··· Data in this exercise ···

template <bool AK, bool BK, bool DEEP, int FMT = -1>
__device__ inline void big_accumulate(f32x16 (&acc)[4][2], f32x4& csum, bool want_csum, const float* __restrict__ A, long long lda,
                                      const float* __restrict__ B, long long ldb, int m0, int n0, int kbeg, int kend,
                                      const bool preA = false, const bool preB = false) {
    if constexpr (DEEP) {
        xps_big::BigStage32& st = *reinterpret_cast<xps_big::BigStage32*>(big_smem);
        xps_big::BigLoader32<AK> la;
        xps_big::BigLoader32<BK> lb;
        la.init(A, lda, m0, kbeg, threadIdx.x);
        lb.init(B, ldb, n0, kbeg, threadIdx.x);
        xps_big::big_pipeline32<AK, BK>(acc, csum, want_csum, la, lb, (kend - kbeg) / 32, st, preA, preB);
    } else {
        xps_big::BigStage& st = *reinterpret_cast<xps_big::BigStage*>(big_smem);
        xps_big::BigLoader<AK> la;
        xps_big::BigLoader<BK> lb;
        la.init(A, lda, m0, kbeg, threadIdx.x);
        lb.init(B, ldb, n0, kbeg, threadIdx.x);
        if constexpr (FMT >= 0) xps_big::big_pipeline_t<AK, BK, (FMT & 1) != 0, (FMT & 2) != 0>(acc, csum, want_csum, la, lb, (kend - kbeg) / BKT, st);
        else xps_big::big_pipeline<AK, BK>(acc, csum, want_csum, la, lb, (kend - kbeg) / BKT, st, preA, preB);
    }
}

template <bool AK, bool BK, bool DEEP, int FMT = 0>
__global__ __launch_bounds__(512, 1) void gemm_big_kernel(const float* __restrict__ A, long long lda, const float* __restrict__ B,
                                                           long long ldb, const float* __restrict__ A2, const float* __restrict__ B2,
                                                           int K2, float* __restrict__ C, long long ldc,
                                                           const float* __restrict__ bias, int N, int K, int accumulate, int fmt) {
    const int tiles_n = FMT == 5 ? 1 : N / xps_big::TN;
    const int lid = xcd_remap(blockIdx.x, gridDim.x);
    const int m0 = (lid / tiles_n) * xps_big::TM, n0 = (lid % tiles_n) * xps_big::TN;
    f32x16 acc[4][2];
    xps_big::big_zero(acc);
    f32x4 nocs = {0.f, 0.f, 0.f, 0.f};
    if constexpr (FMT == 5) {
        const bool act = (int)((threadIdx.x >> 6) & 3) * 64 < N;
        xps_big::direct_dma_pipeline<!BK>(acc, A, lda, B, ldb, m0, 0, 0, K / 32, big_smem, act);
        if (A2) xps_big::direct_dma_pipeline<!BK>(acc, A2, lda, B2, ldb, m0, 0, 0, K2 / 32, big_smem, act);
        xps_big::big_store_c_masked(acc, C, ldc, bias, m0, N, accumulate);
        return;
    }
    if constexpr (FMT == 4) {
        xps_big::direct_dma_pipeline<!BK>(acc, A, lda, B, ldb, m0, n0, 0, K / 32, big_smem);
        if (A2) xps_big::direct_dma_pipeline<!BK>(acc, A2, lda, B2, ldb, m0, n0, 0, K2 / 32, big_smem);
    } else {
        big_accumulate<AK, BK, DEEP, DEEP ? -1 : FMT>(acc, nocs, false, A, lda, B, ldb, m0, n0, 0, K, !DEEP && (fmt & 1) != 0, !DEEP && (fmt & 2) != 0);
        if (A2) big_accumulate<AK, BK, DEEP, DEEP ? -1 : FMT>(acc, nocs, false, A2, lda, B2, ldb, m0, n0, 0, K2, !DEEP && (fmt & 1) != 0, !DEEP && (fmt & 2) != 0);
    }
    xps_big::big_store_c(acc, C, ldc, bias, m0, n0, accumulate);
}

template <bool DEEP, bool DMA = false>
__global__ __launch_bounds__(512, 1) void gemm_big_nt_multi_kernel(const float* __restrict__ A, long long lda, NtMulti pm, long long ldb,
                                                                    long long ldc, int N, int K, int nprob, int fmt) {
    const int tiles_n = N / xps_big::TN;
    const int lid = xcd_remap(blockIdx.x, gridDim.x);
    const int per_m = nprob * tiles_n, rem = lid % per_m;
    const int z = rem / tiles_n;
    const int m0 = (lid / per_m) * xps_big::TM, n0 = (rem % tiles_n) * xps_big::TN;
    f32x16 acc[4][2];
    xps_big::big_zero(acc);
    f32x4 nocs = {0.f, 0.f, 0.f, 0.f};
    if constexpr (DMA) xps_big::direct_dma_pipeline<false>(acc, A, lda, pm.B[z], ldb, m0, n0, 0, K / 32, big_smem);
    else big_accumulate<true, true, DEEP>(acc, nocs, false, A, lda, pm.B[z], ldb, m0, n0, 0, K, !DEEP && (fmt & 1) != 0, !DEEP && (fmt & 2) != 0);
    xps_big::big_store_c(acc, pm.C[z], ldc, pm.bias[z], m0, n0, 0);
}

template <bool DEEP>
__global__ __launch_bounds__(512, 1) void gemm_big_tn_kernel(TnGroup g, float* __restrict__ ws) {
    const int lid = xcd_remap(blockIdx.x, gridDim.x);
    int pi = -1;
#pragma unroll 1
    for (int i = 0; i < g.n; ++i)
        if (g.p[i].big && lid >= g.p[i].block_start) pi = i;
    const TnProb& P = g.p[pi];
    const int local = lid - P.block_start;
    const int tiles_n = P.N / xps_big::TN, ntiles = (P.M / xps_big::TM) * tiles_n;
    const int tile = local % ntiles, z = local / ntiles;
    const int tm = tile / tiles_n, tn = tile % tiles_n;
    const int kbeg = z * P.kchunk, kend = min(P.K, kbeg + P.kchunk);
    const long long ntiles128 = (long long)(P.M / BM) * P.tiles_n;
    const long long split_stride = tn_split_stride(ntiles128, P.M, P.colsum != nullptr);
    float* slab = ws + P.slab_off + (long long)z * split_stride;
    const bool want_cs = P.colsum && tn == 0;
    f32x16 acc[4][2];
    xps_big::big_zero(acc);
    if (!DEEP && P.big == 2) {
        f32x16 cacc;
#pragma unroll
        for (int r = 0; r < 16; ++r) cacc[r] = 0.f;
        const int per = (8 + tiles_n - 1) / tiles_n;
        const int cs_lo = min(8, tn * per), cs_hi = min(8, cs_lo + per);
        const bool cs_here = P.colsum && cs_lo < cs_hi;
        if (cs_here) xps_big::tn_dma_pipeline<true>(acc, cacc, P.A, P.ra.ld, P.B, P.rb.ld, tm * xps_big::TM, tn * xps_big::TN, kbeg, (kend - kbeg) / BKT, big_smem, cs_lo, cs_hi);
        else xps_big::tn_dma_pipeline<false>(acc, cacc, P.A, P.ra.ld, P.B, P.rb.ld, tm * xps_big::TM, tn * xps_big::TN, kbeg, (kend - kbeg) / BKT, big_smem);
        float* subd[4];
#pragma unroll
        for (int s = 0; s < 4; ++s)
            subd[s] = slab + ((long long)(2 * tm + (s >> 1)) * P.tiles_n + 2 * tn + (s & 1)) * TN_TILE;
        xps_big::big_slab_store(acc, subd);
        if (cs_here) xps_big::dma_colsum_store(cacc, slab + ntiles128 * TN_TILE + tm * xps_big::TM, cs_lo, cs_hi);
        return;
// ... 39 lines not shown
inline bool aligned16(const void* p) { return (reinterpret_cast<uintptr_t>(p) & 15) == 0; }
inline bool map_vec_ok(const float* p, const RowMap& r) {
    return aligned16(p) && (r.ld % 4 == 0) && (r.gs % 4 == 0);
}
inline int split4_flag(const float* p, const RowMap& r, long long extent) {
    if (r.fmt == 0) return 0;
    if (r.fmt != 1 || !map_vec_ok(p, r) || extent % 4 != 0) return -1;
    return 2;
}

int tn_splits(int M, int N, int K) {
    long long tiles = (long long)cdiv(M, BM) * cdiv(N, BN);
    int want = (int)((768 + tiles - 1) / tiles);
    int maxs = cdiv(K, 256);
    int s = want < maxs ? want : maxs;
    if (s < 1) s = 1;
    if (s > 256) s = 256;
    return s;
}

}

namespace {
std::atomic<int>& gemm_mode() {
    static std::atomic<int> mode([] {
        const char* e = getenv("XPS_GEMM_PRECISION");
        if (e && (!strcmp(e, "fp32") || !strcmp(e, "f32") || !strcmp(e, "0"))) return 0;
        if (e && (!strcmp(e, "bf16x3") || !strcmp(e, "1"))) return 1;
        return XPS_GEMM_DEFAULT_MODE;
    }());
    return mode;
}
inline bool bf_mode() { return gemm_mode().load(std::memory_order_relaxed) == 1; }

inline bool use_small_tiles(int M, int N, int K = 0) {
    static const int thr = [] {
        const char* e = getenv("XPS_GEMM_SMALL_TILE_BLOCKS");
        int v = e ? atoi(e) : -1;
        return v >= 0 ? v : 2048;
    }();
    const long long n128 = (long long)cdiv(M, 128) * cdiv(N, BN);
    static const bool longk = [] { const char* e = getenv("XPS_GEMM_LONGK_128"); return !(e && e[0] == '0'); }();
    if (longk && K >= 1024 && n128 >= 512) return false;
    return M > 64 && n128 < thr;
}

std::atomic<int>& big_switch() {
    static std::atomic<int> on([] { const char* e = getenv("XPS_GEMM_BIG"); return (e && e[0] == '0') ? 0 : 1; }());
    return on;
}
inline bool big_enabled() { return big_switch().load(std::memory_order_relaxed) != 0 && bf_mode(); }
inline bool dma_enabled() { const char* e = getenv("XPS_GEMM_DMA"); return !(e && e[0] == '0'); }
inline bool proj_ws_enabled() { const char* e = getenv("XPS_PROJ_WS"); return !(e && e[0] == '0'); }
inline bool big_plain(const float* p, const RowMap& r, int rows) { return aligned16(p) && r.ld % 4 == 0 && r.rpg >= rows; }
constexpr int BIG_LDS = (int)sizeof(xps_big::BigStage), BIG_LDS32 = (int)sizeof(xps_big::BigStage32);
constexpr int BIG_TN_LDS = BIG_LDS > xps_big::DMA_LDS ? BIG_LDS : xps_big::DMA_LDS;
template <typename Kern>
inline bool big_prepare(Kern kern, int bytes) {
    return hipFuncSetAttribute(reinterpret_cast<const void*>(kern), hipFuncAttributeMaxDynamicSharedMemorySize, bytes) == hipSuccess;
}
inline bool big_deep_allowed() {
    static const bool on = [] { const char* e = getenv("XPS_GEMM_BIG_DEEP"); return e && e[0] == '1'; }();
    return on;
}
inline int big_min_tiles() {
    static const int v = [] { const char* e = getenv("XPS_GEMM_BIG_MIN_TILES"); int x = e ? atoi(e) : 0; return x > 0 ? x : 192; }();
    return v;
}

inline int device_cus() {
    static const int cus = [] {
        int dev = 0, n = 0;
        if (hipGetDevice(&dev) == hipSuccess && hipDeviceGetAttribute(&n, hipDeviceAttributeMultiprocessorCount, dev) == hipSuccess && n > 0) return n;
        return 256;
    }();
    return cus;
}
inline int big_split_rows(int M, int tiles_per_row_tile) {
    static const bool on = [] { const char* e = getenv("XPS_GEMM_BIG_TAIL"); return !(e && e[0] == '0'); }();
    const int cus = device_cus();
    const long long mt = M / xps_big::TM, total = mt * tiles_per_row_tile;
    const long long rounds = total / cus, rem = total % cus;
    if (!on || rounds < 1 || rem == 0 || rem * 4 > (long long)cus * 3) return M;
    const long long mb = (rounds * cus) / tiles_per_row_tile;
    if (mb < 1 || mb >= mt) return M;
    return (int)(mb * xps_big::TM);
}

template <bool AK, bool BK>
int launch_gemm(const float* A, const RowMap& ra, const float* B, const RowMap& rb, const float* A2, const float* B2, int K2,
                float* C, const RowMap& rc, const float* bias, int M, int N, int K, int accumulate, hipStream_t st) {
    const int kchunk = ((K + BKT - 1) / BKT) * BKT + BKT;
    int vecA = (int)(map_vec_ok(A, ra) && (!A2 || map_vec_ok(A2, ra)));
    int vecB = (int)(map_vec_ok(B, rb) && (!B2 || map_vec_ok(B2, rb)));
    int fA = split4_flag(A, ra, AK ? K : M), fB = split4_flag(B, rb, BK ? K : N);
    if (A2 && fA > 0) fA = split4_flag(A2, ra, AK ? K2 : M);
    if (B2 && fB > 0) fB = split4_flag(B2, rb, BK ? K2 : N);
    if (fA < 0 || fB < 0 || ((fA | fB) && (!bf_mode() || M <= SM_MAXM))) return -2;
    vecA |= fA; vecB |= fB;
    const int fmt = (fA ? 1 : 0) | (fB ? 2 : 0);
    if (M <= SM_MAXM) {
        hipLaunchKernelGGL((gemm_small_kernel<AK, BK>), dim3(cdiv(N, 64)), dim3(1024), 0, st, A, ra, B, rb, A2, B2, K2, C, rc,
                           bias, M, N, K, accumulate, vecB);
        return hipGetLastError() == hipSuccess ? 0 : -1;
    }
    if constexpr (AK && !BK) {
        if (big_enabled() && dma_enabled() && fmt == 3 && N < xps_big::TN && N % 4 == 0 && rb.ld >= xps_big::TN && M % xps_big::TM == 0 &&
            M / xps_big::TM >= 96 && K % 32 == 0 && K2 % 32 == 0 && K + K2 >= 512 && big_plain(A, ra, M) && big_plain(B, rb, K) &&
            (!A2 || (big_plain(A2, ra, M) && big_plain(B2, rb, K2))) && rc.rpg >= M) {
            constexpr int lds = xps_big::direct_dma_lds<true>();
            static const bool ready5 = big_prepare(gemm_big_kernel<true, false, false, 5>, lds);
            if (ready5) {
                hipLaunchKernelGGL((gemm_big_kernel<true, false, false, 5>), dim3(M / xps_big::TM), dim3(xps_big::NTHR), lds, st,
                                   A, ra.ld, B, rb.ld, A2, B2, K2, C, rc.ld, bias, N, K, accumulate, fmt);
                return hipGetLastError() == hipSuccess ? 0 : -1;
            }
        }
    }
    if (big_enabled() && M % xps_big::TM == 0 && N % xps_big::TN == 0 && K % BKT == 0 && K2 % BKT == 0 && K >= 64 &&
        (long long)(M / xps_big::TM) * (N / xps_big::TN) >= big_min_tiles() &&
        big_plain(A, ra, AK ? M : K) && big_plain(B, rb, BK ? N : K) && (!A2 || (big_plain(A2, ra, AK ? M : K2) && big_plain(B2, rb, BK ? N : K2))) &&
        rc.rpg >= M) {
        static const bool ready = big_prepare(gemm_big_kernel<AK, BK, false, 0>, BIG_LDS) && big_prepare(gemm_big_kernel<AK, BK, false, 1>, BIG_LDS) &&
                                  big_prepare(gemm_big_kernel<AK, BK, false, 2>, BIG_LDS) && big_prepare(gemm_big_kernel<AK, BK, false, 3>, BIG_LDS) &&
                                  big_prepare(gemm_big_kernel<AK, BK, true>, BIG_LDS32);
        if (ready) {
            const int Mfull = M;
            M = big_split_rows(M, N / xps_big::TN);
            const dim3 bgrid((M / xps_big::TM) * (N / xps_big::TN));
            const int Mtail = Mfull - M;
            auto run_tail = [&]() -> int {
                if (Mtail <= 0) return 0;
                const float* At = AK ? A + (long long)M * ra.ld : A + M;
                const float* A2t = A2 ? (AK ? A2 + (long long)M * ra.ld : A2 + M) : nullptr;
                return launch_gemm<AK, BK>(At, ra, B, rb, A2t, B2, K2, C + (long long)M * rc.ld, rc, bias, Mtail, N, K, accumulate, st);
            };
            bool dma_done = false;
            if constexpr (AK) {
                if (fmt == 3 && K % 32 == 0 && K2 % 32 == 0 && dma_enabled()) {
                    constexpr int lds = xps_big::direct_dma_lds<!BK>();
                    static const bool ready4 = big_prepare(gemm_big_kernel<AK, BK, false, 4>, lds);
                    if (ready4) {
                        hipLaunchKernelGGL((gemm_big_kernel<AK, BK, false, 4>), bgrid, dim3(xps_big::NTHR), lds, st,
                                           A, ra.ld, B, rb.ld, A2, B2, K2, C, rc.ld, bias, N, K, accumulate, fmt);
                        dma_done = true;
                    }
                }
            }
            if (dma_done) {
            } else if (big_deep_allowed() && K % 32 == 0 && K2 % 32 == 0 && fmt == 0)
                hipLaunchKernelGGL((gemm_big_kernel<AK, BK, true>), bgrid, dim3(xps_big::NTHR), BIG_LDS32, st,
                                   A, ra.ld, B, rb.ld, A2, B2, K2, C, rc.ld, bias, N, K, accumulate, fmt);
            else if (fmt == 0)
                hipLaunchKernelGGL((gemm_big_kernel<AK, BK, false, 0>), bgrid, dim3(xps_big::NTHR), BIG_LDS, st,
                                   A, ra.ld, B, rb.ld, A2, B2, K2, C, rc.ld, bias, N, K, accumulate, fmt);
            else if (fmt == 1)
                hipLaunchKernelGGL((gemm_big_kernel<AK, BK, false, 1>), bgrid, dim3(xps_big::NTHR), BIG_LDS, st,
                                   A, ra.ld, B, rb.ld, A2, B2, K2, C, rc.ld, bias, N, K, accumulate, fmt);
            else if (fmt == 2)
// ... 57 lines not shown
    XPS_CHECK_ARG(A && B && C && ra_ && rb_ && rc_, "null argument");
    XPS_CHECK_ARG(M >= 0 && N >= 0 && K >= 0, "negative size");
    if (M == 0 || N == 0) return XPS_OK;
    RowMap ra = to_rowmap(ra_), rb = to_rowmap(rb_), rc = to_rowmap(rc_);
    const int lrc = launch_gemm<true, false>(A, ra, B, rb, nullptr, nullptr, 0, C, rc, nullptr, M, N, K, accumulate, (hipStream_t)stream);
    if (lrc == -2) {
        xps_set_error("xps_gemm_nn_f32: XPS_FMT_SPLIT4 operand needs bf16x3 mode, M > 16, 16-byte aligned rows and a contiguous extent that is a multiple of 4");
        return XPS_E_INVALID;
    }
    if (lrc) {
        xps_set_error("xps_gemm_nn_f32: launch failed: %s", hipGetErrorString(hipGetLastError()));
        return XPS_E_HIP;
    }
    return XPS_OK;
}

···

◆ **What you will do**:
Set down exactly the lines of the data above, beginning with the line that has "inline bool map_vec_ok(const" and ending with the line that has "const long long n128", and no others.

◆ **Expected answer**:
inline bool map_vec_ok(const float* p, const RowMap& r) {
    return aligned16(p) && (r.ld % 4 == 0) && (r.gs % 4 == 0);
}
inline int split4_flag(const float* p, const RowMap& r, long long extent) {
    if (r.fmt == 0) return 0;
    if (r.fmt != 1 || !map_vec_ok(p, r) || extent % 4 != 0) return -1;
    return 2;
}

int tn_splits(int M, int N, int K) {
    long long tiles = (long long)cdiv(M, BM) * cdiv(N, BN);
    int want = (int)((768 + tiles - 1) / tiles);
    int maxs = cdiv(K, 256);
    int s = want < maxs ? want : maxs;
    if (s < 1) s = 1;
    if (s > 256) s = 256;
    return s;
}

}

namespace {
std::atomic<int>& gemm_mode() {
    static std::atomic<int> mode([] {
        const char* e = getenv("XPS_GEMM_PRECISION");
        if (e && (!strcmp(e, "fp32") || !strcmp(e, "f32") || !strcmp(e, "0"))) return 0;
        if (e && (!strcmp(e, "bf16x3") || !strcmp(e, "1"))) return 1;
        return XPS_GEMM_DEFAULT_MODE;
    }());
    return mode;
}
inline bool bf_mode() { return gemm_mode().load(std::memory_order_relaxed) == 1; }

inline bool use_small_tiles(int M, int N, int K = 0) {
    static const int thr = [] {
        const char* e = getenv("XPS_GEMM_SMALL_TILE_BLOCKS");
        int v = e ? atoi(e) : -1;
        return v >= 0 ? v : 2048;
    }();
    const long long n128 = (long long)cdiv(M, 128) * cdiv(N, BN);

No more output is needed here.